EXERCISE DIRECTIONS: Search the data for the string "dcarry" and copy each line where it turns up.
---- TASK DATA
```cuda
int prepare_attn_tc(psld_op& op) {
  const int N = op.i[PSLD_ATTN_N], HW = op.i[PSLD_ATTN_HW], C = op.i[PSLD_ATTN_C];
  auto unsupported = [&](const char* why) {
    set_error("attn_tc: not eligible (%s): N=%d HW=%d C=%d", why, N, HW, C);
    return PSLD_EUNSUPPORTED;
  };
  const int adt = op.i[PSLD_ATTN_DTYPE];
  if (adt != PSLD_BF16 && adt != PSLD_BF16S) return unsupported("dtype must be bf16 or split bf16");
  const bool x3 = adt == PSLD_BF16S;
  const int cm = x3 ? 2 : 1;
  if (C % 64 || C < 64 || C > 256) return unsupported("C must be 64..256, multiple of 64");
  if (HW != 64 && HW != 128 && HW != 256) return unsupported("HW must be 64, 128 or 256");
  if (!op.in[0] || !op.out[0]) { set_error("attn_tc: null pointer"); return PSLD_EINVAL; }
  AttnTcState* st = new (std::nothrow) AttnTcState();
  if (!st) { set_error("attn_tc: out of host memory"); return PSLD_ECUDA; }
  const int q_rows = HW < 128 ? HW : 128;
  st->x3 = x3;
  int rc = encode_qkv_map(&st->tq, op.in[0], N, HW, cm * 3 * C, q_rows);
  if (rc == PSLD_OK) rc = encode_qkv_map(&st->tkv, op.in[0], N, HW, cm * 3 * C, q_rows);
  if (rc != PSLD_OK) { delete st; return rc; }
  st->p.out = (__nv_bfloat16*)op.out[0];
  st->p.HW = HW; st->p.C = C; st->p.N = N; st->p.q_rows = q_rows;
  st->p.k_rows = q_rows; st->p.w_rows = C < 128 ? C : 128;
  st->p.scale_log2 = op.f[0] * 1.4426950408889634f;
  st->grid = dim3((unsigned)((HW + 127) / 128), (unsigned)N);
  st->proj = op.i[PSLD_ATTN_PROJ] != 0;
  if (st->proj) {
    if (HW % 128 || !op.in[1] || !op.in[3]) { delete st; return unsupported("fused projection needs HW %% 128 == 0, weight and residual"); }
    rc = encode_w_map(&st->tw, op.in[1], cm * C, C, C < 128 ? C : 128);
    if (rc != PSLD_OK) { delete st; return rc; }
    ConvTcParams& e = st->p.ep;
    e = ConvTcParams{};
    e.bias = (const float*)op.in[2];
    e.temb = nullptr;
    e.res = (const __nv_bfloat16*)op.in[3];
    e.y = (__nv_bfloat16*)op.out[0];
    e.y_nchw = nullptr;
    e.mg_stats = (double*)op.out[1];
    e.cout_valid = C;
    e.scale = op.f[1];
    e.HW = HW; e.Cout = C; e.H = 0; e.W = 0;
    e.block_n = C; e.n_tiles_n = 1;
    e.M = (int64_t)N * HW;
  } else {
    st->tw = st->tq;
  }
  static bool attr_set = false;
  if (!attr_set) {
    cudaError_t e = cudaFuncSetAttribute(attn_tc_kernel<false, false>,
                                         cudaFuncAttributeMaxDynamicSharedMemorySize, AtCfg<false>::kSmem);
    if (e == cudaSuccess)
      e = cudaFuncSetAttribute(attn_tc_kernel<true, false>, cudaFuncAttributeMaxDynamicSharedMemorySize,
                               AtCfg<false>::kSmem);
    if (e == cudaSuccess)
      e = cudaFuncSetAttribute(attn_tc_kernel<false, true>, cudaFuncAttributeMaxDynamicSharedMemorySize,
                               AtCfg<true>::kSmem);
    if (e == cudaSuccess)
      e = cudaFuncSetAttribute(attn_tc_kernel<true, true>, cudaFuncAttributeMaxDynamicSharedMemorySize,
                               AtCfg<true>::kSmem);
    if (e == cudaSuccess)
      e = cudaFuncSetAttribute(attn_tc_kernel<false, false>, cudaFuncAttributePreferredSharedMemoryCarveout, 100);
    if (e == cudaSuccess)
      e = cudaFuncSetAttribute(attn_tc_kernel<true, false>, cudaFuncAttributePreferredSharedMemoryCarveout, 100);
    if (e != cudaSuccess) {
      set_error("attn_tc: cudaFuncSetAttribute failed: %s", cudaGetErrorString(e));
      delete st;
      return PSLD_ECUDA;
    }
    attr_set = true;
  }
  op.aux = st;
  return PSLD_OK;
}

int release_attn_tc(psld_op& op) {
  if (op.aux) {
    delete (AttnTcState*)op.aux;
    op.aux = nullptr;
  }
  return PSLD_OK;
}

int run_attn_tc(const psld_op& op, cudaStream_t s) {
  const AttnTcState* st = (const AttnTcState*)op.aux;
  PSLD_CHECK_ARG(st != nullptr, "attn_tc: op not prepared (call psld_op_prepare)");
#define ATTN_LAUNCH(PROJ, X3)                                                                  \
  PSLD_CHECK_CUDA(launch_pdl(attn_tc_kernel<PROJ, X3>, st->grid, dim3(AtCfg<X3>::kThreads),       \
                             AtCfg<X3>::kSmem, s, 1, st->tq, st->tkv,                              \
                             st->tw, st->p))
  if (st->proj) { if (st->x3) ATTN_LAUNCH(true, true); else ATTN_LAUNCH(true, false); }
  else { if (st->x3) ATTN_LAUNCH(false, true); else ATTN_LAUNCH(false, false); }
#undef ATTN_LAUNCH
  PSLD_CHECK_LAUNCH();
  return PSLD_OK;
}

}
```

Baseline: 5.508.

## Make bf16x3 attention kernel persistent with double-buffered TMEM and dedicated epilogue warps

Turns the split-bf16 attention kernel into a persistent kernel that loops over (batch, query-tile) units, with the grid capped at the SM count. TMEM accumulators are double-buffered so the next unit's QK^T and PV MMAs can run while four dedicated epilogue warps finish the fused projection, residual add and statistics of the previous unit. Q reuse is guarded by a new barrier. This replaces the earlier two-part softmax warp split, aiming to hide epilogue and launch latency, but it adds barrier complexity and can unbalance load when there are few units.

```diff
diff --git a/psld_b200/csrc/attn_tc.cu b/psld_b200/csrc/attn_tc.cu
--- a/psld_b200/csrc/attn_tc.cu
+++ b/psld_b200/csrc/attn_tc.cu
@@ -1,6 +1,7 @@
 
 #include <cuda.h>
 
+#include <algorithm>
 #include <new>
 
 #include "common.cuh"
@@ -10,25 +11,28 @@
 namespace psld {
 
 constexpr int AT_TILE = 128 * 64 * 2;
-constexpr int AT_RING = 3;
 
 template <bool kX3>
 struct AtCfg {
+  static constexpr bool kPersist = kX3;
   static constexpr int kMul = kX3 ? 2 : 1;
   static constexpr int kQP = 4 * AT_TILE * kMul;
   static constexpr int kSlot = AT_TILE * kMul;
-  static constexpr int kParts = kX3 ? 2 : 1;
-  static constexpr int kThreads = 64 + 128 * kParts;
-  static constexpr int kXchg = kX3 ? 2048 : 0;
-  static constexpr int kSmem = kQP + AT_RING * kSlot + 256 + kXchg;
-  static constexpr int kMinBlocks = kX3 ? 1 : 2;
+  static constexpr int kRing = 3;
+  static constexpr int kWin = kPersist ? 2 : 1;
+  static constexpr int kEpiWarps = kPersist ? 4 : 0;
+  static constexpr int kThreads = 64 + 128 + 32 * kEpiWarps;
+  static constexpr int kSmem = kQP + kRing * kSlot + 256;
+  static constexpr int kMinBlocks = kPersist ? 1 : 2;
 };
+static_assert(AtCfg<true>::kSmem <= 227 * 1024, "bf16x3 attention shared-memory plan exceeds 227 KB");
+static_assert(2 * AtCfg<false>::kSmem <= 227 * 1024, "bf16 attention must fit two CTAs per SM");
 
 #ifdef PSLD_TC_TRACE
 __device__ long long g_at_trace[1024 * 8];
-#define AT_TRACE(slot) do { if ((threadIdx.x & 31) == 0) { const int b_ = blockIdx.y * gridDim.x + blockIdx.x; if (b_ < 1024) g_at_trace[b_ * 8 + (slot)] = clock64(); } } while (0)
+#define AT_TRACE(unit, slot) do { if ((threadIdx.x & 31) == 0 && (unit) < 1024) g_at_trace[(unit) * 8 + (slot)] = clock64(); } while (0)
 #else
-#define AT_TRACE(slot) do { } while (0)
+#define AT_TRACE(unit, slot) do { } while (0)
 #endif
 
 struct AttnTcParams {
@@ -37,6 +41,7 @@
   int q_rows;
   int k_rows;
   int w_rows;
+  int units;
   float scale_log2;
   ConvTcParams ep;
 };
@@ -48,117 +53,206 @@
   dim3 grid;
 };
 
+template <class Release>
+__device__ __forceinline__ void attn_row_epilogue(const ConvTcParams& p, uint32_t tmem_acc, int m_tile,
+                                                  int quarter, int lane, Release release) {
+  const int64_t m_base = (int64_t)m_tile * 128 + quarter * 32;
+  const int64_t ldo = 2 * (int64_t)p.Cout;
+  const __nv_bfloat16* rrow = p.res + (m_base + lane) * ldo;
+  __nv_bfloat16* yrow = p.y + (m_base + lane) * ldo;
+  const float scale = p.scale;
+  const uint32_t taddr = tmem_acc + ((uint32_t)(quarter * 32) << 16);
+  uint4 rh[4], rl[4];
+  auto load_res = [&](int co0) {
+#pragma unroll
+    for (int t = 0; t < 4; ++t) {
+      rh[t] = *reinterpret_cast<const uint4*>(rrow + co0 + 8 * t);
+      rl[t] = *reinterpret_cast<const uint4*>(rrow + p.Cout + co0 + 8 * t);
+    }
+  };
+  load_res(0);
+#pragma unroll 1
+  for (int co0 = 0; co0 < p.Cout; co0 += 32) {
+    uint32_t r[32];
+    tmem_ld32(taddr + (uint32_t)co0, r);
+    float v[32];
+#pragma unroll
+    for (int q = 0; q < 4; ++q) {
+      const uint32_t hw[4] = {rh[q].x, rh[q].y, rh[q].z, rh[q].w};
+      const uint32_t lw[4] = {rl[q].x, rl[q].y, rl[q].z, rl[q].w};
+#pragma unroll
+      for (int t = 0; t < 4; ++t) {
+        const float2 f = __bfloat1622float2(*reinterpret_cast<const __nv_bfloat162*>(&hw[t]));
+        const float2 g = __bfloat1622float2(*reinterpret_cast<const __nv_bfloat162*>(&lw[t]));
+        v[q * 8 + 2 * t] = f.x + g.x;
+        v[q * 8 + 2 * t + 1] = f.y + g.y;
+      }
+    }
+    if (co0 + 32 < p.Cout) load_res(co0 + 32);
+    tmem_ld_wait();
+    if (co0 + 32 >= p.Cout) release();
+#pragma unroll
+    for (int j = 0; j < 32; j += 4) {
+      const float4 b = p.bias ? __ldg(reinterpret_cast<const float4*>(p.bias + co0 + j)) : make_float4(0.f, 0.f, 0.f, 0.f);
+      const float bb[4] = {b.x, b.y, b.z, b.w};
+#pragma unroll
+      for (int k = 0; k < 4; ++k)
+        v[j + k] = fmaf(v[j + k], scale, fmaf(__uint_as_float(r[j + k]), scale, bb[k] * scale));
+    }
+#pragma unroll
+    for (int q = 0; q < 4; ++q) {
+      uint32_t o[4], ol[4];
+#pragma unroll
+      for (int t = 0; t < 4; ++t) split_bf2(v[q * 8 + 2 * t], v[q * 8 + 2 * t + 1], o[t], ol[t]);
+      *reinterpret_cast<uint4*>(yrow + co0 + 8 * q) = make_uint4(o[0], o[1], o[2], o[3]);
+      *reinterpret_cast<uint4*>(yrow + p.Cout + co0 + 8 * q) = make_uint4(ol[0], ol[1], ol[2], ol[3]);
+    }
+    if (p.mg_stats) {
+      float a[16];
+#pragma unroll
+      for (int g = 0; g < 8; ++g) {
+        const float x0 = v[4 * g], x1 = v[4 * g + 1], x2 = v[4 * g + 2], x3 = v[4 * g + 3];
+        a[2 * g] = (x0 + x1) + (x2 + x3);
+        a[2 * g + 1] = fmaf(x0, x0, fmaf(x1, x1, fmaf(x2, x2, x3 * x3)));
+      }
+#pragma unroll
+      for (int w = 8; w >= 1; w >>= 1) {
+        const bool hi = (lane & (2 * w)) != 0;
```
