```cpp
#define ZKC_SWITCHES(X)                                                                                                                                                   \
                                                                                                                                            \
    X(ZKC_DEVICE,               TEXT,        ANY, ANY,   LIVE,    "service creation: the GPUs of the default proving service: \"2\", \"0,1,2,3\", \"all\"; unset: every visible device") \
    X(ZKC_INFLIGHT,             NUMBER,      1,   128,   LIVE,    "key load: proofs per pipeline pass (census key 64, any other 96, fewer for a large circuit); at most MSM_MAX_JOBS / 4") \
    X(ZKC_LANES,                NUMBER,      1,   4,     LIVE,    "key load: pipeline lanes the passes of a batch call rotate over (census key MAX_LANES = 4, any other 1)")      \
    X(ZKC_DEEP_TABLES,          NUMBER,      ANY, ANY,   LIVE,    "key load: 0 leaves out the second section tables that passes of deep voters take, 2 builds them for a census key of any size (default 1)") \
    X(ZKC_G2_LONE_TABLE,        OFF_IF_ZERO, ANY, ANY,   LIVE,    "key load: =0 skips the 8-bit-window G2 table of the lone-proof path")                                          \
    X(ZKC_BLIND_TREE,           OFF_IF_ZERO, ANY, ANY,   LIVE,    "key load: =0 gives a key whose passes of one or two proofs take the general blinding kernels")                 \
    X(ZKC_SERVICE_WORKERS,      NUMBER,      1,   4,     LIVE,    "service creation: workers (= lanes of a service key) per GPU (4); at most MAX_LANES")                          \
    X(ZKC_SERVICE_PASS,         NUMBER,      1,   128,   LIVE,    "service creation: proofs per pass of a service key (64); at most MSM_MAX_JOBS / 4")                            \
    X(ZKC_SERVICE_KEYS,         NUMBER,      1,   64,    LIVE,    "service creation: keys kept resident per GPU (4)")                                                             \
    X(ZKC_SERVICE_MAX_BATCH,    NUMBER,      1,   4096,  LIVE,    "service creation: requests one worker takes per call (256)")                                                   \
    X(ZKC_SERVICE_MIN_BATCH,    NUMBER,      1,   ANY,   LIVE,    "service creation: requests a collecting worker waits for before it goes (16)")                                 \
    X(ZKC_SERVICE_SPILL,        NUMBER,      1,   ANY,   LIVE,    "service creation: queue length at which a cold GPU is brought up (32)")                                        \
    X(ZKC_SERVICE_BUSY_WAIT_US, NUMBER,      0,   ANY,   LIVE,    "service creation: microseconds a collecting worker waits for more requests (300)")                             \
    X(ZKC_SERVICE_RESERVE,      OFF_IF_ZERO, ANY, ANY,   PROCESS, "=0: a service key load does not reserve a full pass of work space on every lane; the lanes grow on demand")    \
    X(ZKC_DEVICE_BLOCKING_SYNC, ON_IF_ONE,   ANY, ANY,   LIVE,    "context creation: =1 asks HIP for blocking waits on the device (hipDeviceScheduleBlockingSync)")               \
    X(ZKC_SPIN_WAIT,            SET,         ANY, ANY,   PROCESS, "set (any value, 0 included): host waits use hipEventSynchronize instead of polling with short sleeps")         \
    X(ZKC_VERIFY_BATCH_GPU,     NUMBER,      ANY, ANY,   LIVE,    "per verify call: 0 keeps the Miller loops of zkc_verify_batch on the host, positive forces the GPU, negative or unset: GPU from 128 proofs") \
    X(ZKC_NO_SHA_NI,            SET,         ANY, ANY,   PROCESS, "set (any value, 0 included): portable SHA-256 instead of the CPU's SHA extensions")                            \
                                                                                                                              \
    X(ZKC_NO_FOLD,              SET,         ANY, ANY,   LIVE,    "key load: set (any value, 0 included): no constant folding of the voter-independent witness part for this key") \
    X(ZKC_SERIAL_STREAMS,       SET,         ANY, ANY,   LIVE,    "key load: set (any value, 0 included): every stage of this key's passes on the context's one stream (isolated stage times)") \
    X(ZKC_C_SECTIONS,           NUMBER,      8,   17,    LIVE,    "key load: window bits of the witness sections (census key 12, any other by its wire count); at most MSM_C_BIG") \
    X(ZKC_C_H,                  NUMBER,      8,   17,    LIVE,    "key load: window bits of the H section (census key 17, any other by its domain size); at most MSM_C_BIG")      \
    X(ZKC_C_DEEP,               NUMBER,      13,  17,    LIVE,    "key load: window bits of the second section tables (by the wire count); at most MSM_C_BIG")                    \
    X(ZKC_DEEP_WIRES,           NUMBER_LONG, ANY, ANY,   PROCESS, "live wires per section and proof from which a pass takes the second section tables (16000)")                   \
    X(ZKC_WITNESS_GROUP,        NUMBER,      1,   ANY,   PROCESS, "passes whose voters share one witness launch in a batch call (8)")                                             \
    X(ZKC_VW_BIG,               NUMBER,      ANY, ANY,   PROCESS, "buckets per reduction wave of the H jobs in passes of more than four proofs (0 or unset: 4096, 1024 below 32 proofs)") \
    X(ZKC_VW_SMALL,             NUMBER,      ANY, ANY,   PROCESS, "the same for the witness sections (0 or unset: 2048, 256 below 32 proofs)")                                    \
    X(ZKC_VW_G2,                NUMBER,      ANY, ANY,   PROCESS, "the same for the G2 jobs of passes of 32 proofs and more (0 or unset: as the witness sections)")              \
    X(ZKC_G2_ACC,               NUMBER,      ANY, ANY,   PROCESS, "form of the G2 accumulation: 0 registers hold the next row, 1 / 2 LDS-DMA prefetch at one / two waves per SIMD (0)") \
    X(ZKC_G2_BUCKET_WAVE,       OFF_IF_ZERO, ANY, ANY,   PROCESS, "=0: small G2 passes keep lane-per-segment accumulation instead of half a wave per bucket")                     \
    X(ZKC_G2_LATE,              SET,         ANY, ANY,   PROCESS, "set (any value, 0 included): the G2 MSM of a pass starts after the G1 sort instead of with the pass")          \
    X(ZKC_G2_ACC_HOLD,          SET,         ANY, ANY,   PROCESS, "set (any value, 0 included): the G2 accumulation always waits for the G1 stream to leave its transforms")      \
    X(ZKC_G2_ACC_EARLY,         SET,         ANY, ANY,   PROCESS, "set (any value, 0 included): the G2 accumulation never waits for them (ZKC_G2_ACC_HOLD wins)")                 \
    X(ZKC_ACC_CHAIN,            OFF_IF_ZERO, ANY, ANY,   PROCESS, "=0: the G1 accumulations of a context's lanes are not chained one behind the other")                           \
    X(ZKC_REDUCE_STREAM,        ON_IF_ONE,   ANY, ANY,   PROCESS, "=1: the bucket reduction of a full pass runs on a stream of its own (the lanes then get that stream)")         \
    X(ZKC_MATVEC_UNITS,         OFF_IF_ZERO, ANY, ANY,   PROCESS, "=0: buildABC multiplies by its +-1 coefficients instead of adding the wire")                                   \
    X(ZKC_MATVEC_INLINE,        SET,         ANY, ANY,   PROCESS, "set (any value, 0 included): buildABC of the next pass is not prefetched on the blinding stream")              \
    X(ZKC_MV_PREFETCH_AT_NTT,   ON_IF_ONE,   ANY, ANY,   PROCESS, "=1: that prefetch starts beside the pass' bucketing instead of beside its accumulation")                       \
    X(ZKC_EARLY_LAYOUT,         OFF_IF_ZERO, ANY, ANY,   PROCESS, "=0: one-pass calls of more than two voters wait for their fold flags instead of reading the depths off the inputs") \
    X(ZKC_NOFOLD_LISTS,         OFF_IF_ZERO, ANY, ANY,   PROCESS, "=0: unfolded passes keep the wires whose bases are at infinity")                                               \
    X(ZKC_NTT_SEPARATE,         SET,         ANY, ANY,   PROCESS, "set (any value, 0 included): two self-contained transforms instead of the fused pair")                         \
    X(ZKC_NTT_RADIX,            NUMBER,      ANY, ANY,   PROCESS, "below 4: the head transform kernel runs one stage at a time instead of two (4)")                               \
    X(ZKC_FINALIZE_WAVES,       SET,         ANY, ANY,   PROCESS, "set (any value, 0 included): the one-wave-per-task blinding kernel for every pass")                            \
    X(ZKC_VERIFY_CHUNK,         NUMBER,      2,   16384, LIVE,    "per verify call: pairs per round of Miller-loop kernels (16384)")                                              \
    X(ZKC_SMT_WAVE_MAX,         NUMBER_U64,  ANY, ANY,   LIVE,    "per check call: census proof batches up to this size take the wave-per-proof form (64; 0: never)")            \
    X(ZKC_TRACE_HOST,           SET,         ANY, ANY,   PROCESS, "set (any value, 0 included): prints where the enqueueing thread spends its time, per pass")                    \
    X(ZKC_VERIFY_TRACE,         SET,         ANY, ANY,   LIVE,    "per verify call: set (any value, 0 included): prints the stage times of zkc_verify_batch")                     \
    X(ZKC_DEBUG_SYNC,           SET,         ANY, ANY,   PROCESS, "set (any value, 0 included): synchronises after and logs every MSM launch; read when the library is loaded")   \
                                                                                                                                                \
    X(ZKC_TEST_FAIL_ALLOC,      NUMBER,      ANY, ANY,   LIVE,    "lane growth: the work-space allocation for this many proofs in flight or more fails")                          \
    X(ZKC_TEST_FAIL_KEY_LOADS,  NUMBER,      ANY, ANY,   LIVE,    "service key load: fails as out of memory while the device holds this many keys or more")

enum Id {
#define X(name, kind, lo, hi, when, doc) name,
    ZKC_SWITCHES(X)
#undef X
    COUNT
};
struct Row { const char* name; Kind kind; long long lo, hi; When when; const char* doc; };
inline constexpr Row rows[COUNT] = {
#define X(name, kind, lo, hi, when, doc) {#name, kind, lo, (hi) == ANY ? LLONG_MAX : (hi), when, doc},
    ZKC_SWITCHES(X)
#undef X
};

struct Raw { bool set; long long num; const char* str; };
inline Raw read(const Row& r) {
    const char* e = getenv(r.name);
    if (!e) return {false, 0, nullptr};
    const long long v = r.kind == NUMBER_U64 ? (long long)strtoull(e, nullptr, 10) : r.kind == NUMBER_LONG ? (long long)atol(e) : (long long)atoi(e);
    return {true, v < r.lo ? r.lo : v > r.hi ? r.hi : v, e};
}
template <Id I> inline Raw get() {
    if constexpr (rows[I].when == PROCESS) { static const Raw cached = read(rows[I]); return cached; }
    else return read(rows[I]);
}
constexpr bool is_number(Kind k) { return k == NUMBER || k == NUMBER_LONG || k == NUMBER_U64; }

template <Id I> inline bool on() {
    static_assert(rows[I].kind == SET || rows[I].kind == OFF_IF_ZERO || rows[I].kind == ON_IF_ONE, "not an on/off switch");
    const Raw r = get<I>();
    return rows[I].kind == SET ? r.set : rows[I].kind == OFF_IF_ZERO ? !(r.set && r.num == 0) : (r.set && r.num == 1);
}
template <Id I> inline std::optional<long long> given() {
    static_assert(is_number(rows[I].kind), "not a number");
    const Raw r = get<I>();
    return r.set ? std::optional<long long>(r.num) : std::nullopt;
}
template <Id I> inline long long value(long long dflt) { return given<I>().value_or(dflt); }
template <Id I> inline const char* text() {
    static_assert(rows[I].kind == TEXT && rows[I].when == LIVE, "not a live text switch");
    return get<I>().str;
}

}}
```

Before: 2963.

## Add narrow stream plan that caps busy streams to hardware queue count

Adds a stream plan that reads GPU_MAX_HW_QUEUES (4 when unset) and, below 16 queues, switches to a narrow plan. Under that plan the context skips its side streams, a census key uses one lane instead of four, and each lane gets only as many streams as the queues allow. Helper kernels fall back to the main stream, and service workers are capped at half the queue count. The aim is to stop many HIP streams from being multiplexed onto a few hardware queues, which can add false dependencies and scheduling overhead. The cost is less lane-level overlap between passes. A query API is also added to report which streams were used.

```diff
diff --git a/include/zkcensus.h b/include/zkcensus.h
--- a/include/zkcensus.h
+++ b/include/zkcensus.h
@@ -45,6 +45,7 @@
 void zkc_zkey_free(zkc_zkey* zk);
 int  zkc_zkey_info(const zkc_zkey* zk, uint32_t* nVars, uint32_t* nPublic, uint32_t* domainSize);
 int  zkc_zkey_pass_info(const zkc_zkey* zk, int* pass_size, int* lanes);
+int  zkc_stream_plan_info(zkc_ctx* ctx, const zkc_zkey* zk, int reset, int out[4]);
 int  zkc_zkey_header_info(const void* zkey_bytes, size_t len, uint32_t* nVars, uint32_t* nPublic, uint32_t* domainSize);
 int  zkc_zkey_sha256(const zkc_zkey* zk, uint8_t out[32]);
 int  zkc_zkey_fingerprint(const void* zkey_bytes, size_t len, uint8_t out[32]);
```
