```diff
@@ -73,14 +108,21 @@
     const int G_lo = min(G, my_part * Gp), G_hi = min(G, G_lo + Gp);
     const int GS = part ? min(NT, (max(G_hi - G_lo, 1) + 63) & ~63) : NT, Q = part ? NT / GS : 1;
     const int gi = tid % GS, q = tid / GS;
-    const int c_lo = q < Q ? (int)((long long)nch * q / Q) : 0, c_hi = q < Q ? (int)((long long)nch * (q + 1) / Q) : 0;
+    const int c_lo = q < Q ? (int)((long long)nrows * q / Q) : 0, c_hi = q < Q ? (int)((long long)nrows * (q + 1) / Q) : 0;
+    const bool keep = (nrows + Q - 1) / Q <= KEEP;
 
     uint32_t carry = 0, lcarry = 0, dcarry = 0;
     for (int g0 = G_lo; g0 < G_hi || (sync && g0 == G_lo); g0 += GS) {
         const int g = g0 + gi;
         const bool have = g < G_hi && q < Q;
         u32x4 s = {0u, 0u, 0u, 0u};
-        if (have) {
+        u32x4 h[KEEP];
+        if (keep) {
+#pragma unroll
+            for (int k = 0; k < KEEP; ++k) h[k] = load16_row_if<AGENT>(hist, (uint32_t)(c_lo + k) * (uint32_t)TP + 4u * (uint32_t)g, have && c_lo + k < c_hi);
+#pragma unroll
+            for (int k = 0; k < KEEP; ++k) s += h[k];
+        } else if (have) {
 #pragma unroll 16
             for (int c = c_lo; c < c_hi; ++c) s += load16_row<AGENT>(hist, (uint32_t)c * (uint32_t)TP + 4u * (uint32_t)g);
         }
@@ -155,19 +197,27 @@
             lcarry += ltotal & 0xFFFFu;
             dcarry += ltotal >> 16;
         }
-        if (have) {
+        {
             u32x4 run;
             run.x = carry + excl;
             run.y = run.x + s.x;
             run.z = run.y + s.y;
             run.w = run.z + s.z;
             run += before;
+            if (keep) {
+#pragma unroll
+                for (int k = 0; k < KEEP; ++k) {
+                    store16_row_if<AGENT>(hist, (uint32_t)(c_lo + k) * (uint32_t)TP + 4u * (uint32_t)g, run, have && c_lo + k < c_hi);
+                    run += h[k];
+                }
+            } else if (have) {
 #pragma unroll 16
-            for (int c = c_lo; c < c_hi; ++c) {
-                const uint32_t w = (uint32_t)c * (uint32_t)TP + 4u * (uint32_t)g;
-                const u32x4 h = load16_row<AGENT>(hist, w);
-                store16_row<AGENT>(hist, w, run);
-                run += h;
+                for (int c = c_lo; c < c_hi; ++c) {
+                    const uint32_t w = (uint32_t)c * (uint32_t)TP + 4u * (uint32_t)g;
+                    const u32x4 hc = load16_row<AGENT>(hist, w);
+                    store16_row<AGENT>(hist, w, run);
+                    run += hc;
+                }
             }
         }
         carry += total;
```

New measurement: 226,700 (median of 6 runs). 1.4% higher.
--------
SOLUTION FOR THIS TASK:
     uint32_t carry = 0, lcarry = 0, dcarry = 0;
             dcarry += ltotal >> 16;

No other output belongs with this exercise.